Every entry must be copied word for word.

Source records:
--------------------
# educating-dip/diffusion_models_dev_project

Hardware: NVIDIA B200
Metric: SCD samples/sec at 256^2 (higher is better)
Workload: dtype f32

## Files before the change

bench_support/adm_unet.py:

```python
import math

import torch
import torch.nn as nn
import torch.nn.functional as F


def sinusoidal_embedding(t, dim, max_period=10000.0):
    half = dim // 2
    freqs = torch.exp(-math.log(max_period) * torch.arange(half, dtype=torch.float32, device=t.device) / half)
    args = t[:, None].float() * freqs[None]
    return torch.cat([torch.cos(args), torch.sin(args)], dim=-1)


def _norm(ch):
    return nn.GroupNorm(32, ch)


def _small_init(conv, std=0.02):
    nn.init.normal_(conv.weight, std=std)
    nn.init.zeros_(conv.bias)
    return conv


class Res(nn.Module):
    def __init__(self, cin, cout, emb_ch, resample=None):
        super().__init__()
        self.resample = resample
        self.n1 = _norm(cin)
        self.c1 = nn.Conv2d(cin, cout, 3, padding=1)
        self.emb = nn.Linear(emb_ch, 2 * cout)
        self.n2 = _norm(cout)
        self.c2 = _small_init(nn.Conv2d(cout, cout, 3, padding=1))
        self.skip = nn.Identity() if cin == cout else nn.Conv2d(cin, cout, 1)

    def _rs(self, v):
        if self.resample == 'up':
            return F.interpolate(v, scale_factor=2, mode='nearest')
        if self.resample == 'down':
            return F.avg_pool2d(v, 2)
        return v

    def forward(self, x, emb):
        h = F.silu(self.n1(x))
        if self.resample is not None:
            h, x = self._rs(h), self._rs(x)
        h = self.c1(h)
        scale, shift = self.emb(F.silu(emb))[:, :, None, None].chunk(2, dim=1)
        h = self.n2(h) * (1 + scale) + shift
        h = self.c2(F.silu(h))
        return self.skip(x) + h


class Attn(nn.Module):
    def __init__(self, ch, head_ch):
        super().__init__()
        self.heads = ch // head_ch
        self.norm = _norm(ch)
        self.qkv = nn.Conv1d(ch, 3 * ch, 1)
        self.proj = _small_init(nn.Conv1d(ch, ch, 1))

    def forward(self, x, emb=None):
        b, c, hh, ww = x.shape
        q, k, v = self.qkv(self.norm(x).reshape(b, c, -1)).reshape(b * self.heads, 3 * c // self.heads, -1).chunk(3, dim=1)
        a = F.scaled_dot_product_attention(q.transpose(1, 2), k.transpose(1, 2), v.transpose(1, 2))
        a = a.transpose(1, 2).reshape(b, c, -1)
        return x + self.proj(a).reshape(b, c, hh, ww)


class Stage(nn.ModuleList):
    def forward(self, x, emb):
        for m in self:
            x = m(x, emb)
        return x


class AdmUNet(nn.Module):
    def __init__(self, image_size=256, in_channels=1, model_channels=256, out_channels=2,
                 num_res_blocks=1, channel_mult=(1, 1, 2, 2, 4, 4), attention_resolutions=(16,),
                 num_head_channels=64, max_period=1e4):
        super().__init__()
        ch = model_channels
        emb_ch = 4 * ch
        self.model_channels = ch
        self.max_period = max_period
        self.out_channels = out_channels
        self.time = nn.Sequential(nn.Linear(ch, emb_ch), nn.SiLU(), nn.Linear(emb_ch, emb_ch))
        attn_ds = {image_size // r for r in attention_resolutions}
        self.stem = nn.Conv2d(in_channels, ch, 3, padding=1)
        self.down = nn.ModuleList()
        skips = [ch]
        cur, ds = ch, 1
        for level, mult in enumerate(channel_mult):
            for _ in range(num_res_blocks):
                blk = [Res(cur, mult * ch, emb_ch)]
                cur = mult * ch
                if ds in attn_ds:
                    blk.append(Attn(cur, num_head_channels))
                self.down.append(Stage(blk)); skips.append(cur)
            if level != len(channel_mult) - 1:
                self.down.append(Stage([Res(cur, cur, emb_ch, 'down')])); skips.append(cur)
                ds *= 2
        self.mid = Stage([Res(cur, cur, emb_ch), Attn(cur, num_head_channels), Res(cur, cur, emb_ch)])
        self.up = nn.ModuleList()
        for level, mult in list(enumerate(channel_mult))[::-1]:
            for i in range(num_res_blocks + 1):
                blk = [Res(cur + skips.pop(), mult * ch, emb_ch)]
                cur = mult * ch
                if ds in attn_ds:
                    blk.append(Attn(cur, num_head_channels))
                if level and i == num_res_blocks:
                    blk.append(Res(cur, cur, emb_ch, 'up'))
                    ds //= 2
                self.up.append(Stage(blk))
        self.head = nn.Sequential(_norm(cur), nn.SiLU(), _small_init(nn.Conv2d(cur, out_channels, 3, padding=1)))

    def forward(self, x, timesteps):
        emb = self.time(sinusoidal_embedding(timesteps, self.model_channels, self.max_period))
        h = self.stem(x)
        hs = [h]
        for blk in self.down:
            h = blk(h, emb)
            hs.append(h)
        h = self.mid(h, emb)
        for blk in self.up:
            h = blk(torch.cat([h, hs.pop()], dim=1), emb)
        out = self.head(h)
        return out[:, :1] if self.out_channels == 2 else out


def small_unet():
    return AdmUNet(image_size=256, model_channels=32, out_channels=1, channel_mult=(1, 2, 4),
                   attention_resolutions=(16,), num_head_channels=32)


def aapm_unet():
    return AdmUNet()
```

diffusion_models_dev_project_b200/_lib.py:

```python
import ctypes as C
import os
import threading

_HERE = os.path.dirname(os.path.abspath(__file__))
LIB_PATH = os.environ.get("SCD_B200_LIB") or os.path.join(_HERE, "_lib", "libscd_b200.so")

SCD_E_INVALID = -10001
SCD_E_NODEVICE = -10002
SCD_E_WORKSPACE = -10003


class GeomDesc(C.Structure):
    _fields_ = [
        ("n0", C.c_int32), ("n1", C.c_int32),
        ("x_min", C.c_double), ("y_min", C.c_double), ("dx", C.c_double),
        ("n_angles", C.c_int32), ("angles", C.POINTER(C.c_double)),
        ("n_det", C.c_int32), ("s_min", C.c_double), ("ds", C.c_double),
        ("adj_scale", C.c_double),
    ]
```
--------------------
▸ **SOLUTION**:
# educating-dip/diffusion_models_dev_project

Hardware: NVIDIA B200
Metric: SCD samples/sec at 256^2 (higher is better)
Workload: dtype f32

## Files before the change

bench_support/adm_unet.py:

```python
import math

import torch
import torch.nn as nn
import torch.nn.functional as F


def sinusoidal_embedding(t, dim, max_period=10000.0):
    half = dim // 2
    freqs = torch.exp(-math.log(max_period) * torch.arange(half, dtype=torch.float32, device=t.device) / half)
    args = t[:, None].float() * freqs[None]
    return torch.cat([torch.cos(args), torch.sin(args)], dim=-1)


def _norm(ch):
    return nn.GroupNorm(32, ch)


def _small_init(conv, std=0.02):
    nn.init.normal_(conv.weight, std=std)
    nn.init.zeros_(conv.bias)
    return conv


class Res(nn.Module):
    def __init__(self, cin, cout, emb_ch, resample=None):
        super().__init__()
        self.resample = resample
        self.n1 = _norm(cin)
        self.c1 = nn.Conv2d(cin, cout, 3, padding=1)
        self.emb = nn.Linear(emb_ch, 2 * cout)
        self.n2 = _norm(cout)
        self.c2 = _small_init(nn.Conv2d(cout, cout, 3, padding=1))
        self.skip = nn.Identity() if cin == cout else nn.Conv2d(cin, cout, 1)

    def _rs(self, v):
        if self.resample == 'up':
            return F.interpolate(v, scale_factor=2, mode='nearest')
        if self.resample == 'down':
            return F.avg_pool2d(v, 2)
        return v

    def forward(self, x, emb):
        h = F.silu(self.n1(x))
        if self.resample is not None:
            h, x = self._rs(h), self._rs(x)
        h = self.c1(h)
        scale, shift = self.emb(F.silu(emb))[:, :, None, None].chunk(2, dim=1)
        h = self.n2(h) * (1 + scale) + shift
        h = self.c2(F.silu(h))
        return self.skip(x) + h


class Attn(nn.Module):
    def __init__(self, ch, head_ch):
        super().__init__()
        self.heads = ch // head_ch
        self.norm = _norm(ch)
        self.qkv = nn.Conv1d(ch, 3 * ch, 1)
        self.proj = _small_init(nn.Conv1d(ch, ch, 1))

    def forward(self, x, emb=None):
        b, c, hh, ww = x.shape
        q, k, v = self.qkv(self.norm(x).reshape(b, c, -1)).reshape(b * self.heads, 3 * c // self.heads, -1).chunk(3, dim=1)
        a = F.scaled_dot_product_attention(q.transpose(1, 2), k.transpose(1, 2), v.transpose(1, 2))
        a = a.transpose(1, 2).reshape(b, c, -1)
        return x + self.proj(a).reshape(b, c, hh, ww)


class Stage(nn.ModuleList):
    def forward(self, x, emb):
        for m in self:
            x = m(x, emb)
        return x


class AdmUNet(nn.Module):
    def __init__(self, image_size=256, in_channels=1, model_channels=256, out_channels=2,
                 num_res_blocks=1, channel_mult=(1, 1, 2, 2, 4, 4), attention_resolutions=(16,),
                 num_head_channels=64, max_period=1e4):
        super().__init__()
        ch = model_channels
        emb_ch = 4 * ch
        self.model_channels = ch
        self.max_period = max_period
        self.out_channels = out_channels
        self.time = nn.Sequential(nn.Linear(ch, emb_ch), nn.SiLU(), nn.Linear(emb_ch, emb_ch))
        attn_ds = {image_size // r for r in attention_resolutions}
        self.stem = nn.Conv2d(in_channels, ch, 3, padding=1)
        self.down = nn.ModuleList()
        skips = [ch]
        cur, ds = ch, 1
        for level, mult in enumerate(channel_mult):
            for _ in range(num_res_blocks):
                blk = [Res(cur, mult * ch, emb_ch)]
                cur = mult * ch
                if ds in attn_ds:
                    blk.append(Attn(cur, num_head_channels))
                self.down.append(Stage(blk)); skips.append(cur)
            if level != len(channel_mult) - 1:
                self.down.append(Stage([Res(cur, cur, emb_ch, 'down')])); skips.append(cur)
                ds *= 2
        self.mid = Stage([Res(cur, cur, emb_ch), Attn(cur, num_head_channels), Res(cur, cur, emb_ch)])
        self.up = nn.ModuleList()
        for level, mult in list(enumerate(channel_mult))[::-1]:
            for i in range(num_res_blocks + 1):
                blk = [Res(cur + skips.pop(), mult * ch, emb_ch)]
                cur = mult * ch
                if ds in attn_ds:
                    blk.append(Attn(cur, num_head_channels))
                if level and i == num_res_blocks:
                    blk.append(Res(cur, cur, emb_ch, 'up'))
                    ds //= 2
                self.up.append(Stage(blk))
        self.head = nn.Sequential(_norm(cur), nn.SiLU(), _small_init(nn.Conv2d(cur, out_channels, 3, padding=1)))

    def forward(self, x, timesteps):
        emb = self.time(sinusoidal_embedding(timesteps, self.model_channels, self.max_period))
        h = self.stem(x)
        hs = [h]
        for blk in self.down:
            h = blk(h, emb)
            hs.append(h)
        h = self.mid(h, emb)
        for blk in self.up:
            h = blk(torch.cat([h, hs.pop()], dim=1), emb)
        out = self.head(h)
        return out[:, :1] if self.out_channels == 2 else out


def small_unet():
    return AdmUNet(image_size=256, model_channels=32, out_channels=1, channel_mult=(1, 2, 4),
                   attention_resolutions=(16,), num_head_channels=32)


def aapm_unet():
    return AdmUNet()
```

diffusion_models_dev_project_b200/_lib.py:

```python
import ctypes as C
import os
import threading

_HERE = os.path.dirname(os.path.abspath(__file__))
LIB_PATH = os.environ.get("SCD_B200_LIB") or os.path.join(_HERE, "_lib", "libscd_b200.so")

SCD_E_INVALID = -10001
SCD_E_NODEVICE = -10002
SCD_E_WORKSPACE = -10003


class GeomDesc(C.Structure):
    _fields_ = [
        ("n0", C.c_int32), ("n1", C.c_int32),
        ("x_min", C.c_double), ("y_min", C.c_double), ("dx", C.c_double),
        ("n_angles", C.c_int32), ("angles", C.POINTER(C.c_double)),
        ("n_det", C.c_int32), ("s_min", C.c_double), ("ds", C.c_double),
        ("adj_scale", C.c_double),
    ]
```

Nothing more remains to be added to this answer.